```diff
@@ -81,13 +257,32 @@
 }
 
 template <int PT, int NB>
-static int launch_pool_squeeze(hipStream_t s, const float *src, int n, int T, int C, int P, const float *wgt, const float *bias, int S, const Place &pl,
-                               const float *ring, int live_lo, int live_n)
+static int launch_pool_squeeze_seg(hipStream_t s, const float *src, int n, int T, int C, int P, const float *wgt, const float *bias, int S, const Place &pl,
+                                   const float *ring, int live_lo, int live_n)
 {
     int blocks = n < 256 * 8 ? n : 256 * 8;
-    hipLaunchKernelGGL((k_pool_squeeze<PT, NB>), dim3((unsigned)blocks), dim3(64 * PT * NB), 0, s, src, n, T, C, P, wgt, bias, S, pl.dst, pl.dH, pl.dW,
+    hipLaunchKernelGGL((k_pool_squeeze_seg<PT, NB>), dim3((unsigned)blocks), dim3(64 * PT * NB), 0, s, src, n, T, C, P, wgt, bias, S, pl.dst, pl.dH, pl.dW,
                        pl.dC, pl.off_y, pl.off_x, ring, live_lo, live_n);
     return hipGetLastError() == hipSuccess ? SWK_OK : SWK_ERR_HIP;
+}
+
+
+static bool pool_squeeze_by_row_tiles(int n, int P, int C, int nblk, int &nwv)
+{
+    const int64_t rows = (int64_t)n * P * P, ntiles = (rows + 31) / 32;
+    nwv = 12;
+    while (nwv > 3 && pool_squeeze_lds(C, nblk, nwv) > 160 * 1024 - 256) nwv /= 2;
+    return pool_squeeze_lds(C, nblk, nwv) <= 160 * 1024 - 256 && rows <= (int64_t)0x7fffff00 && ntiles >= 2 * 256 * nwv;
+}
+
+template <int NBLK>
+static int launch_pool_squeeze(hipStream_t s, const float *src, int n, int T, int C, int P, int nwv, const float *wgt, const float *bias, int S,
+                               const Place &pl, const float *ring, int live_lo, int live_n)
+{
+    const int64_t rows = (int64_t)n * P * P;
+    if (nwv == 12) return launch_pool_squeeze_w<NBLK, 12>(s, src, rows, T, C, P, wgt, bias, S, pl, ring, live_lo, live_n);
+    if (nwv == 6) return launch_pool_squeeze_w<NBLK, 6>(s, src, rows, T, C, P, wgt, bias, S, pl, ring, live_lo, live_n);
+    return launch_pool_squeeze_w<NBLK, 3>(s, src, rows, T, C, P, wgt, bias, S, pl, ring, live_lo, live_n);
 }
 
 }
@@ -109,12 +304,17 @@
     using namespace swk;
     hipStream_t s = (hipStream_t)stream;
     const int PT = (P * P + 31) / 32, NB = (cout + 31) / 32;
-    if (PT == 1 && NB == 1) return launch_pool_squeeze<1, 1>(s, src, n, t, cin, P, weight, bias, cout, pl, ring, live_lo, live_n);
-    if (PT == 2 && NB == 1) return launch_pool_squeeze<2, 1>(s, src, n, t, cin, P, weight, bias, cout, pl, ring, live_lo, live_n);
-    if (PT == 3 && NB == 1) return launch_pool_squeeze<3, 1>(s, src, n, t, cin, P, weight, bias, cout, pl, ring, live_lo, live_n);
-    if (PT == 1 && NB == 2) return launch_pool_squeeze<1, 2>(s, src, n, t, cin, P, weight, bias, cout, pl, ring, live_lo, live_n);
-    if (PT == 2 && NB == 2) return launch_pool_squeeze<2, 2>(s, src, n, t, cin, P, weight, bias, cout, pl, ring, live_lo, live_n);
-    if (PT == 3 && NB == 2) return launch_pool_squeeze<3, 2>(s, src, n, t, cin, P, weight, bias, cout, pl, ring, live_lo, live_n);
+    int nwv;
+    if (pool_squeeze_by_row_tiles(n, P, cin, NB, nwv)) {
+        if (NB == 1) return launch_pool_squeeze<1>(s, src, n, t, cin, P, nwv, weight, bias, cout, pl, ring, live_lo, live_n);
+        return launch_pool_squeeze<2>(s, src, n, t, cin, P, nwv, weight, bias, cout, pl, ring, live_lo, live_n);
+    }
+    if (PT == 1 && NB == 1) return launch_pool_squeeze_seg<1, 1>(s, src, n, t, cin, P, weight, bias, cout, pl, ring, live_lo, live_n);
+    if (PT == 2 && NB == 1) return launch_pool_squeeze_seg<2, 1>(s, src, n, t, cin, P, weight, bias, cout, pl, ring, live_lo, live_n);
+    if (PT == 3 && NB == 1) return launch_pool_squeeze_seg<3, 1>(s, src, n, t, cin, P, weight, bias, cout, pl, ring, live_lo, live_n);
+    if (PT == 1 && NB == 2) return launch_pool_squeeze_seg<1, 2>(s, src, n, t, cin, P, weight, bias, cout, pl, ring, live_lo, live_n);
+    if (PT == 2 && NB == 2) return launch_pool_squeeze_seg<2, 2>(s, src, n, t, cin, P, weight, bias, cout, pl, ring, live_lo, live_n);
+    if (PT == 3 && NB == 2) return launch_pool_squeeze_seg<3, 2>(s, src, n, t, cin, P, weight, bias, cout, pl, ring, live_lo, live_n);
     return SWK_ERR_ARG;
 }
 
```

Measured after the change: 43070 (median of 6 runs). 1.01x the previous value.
■ ■ ■ ■ ■
### Assignment:
Each line in the records above with "blocks" must be returned.

### Completed exercise:
     int blocks = n < 256 * 8 ? n : 256 * 8;
-    hipLaunchKernelGGL((k_pool_squeeze<PT, NB>), dim3((unsigned)blocks), dim3(64 * PT * NB), 0, s, src, n, T, C, P, wgt, bias, S, pl.dst, pl.dH, pl.dW,
+    hipLaunchKernelGGL((k_pool_squeeze_seg<PT, NB>), dim3((unsigned)blocks), dim3(64 * PT * NB), 0, s, src, n, T, C, P, wgt, bias, S, pl.dst, pl.dH, pl.dW,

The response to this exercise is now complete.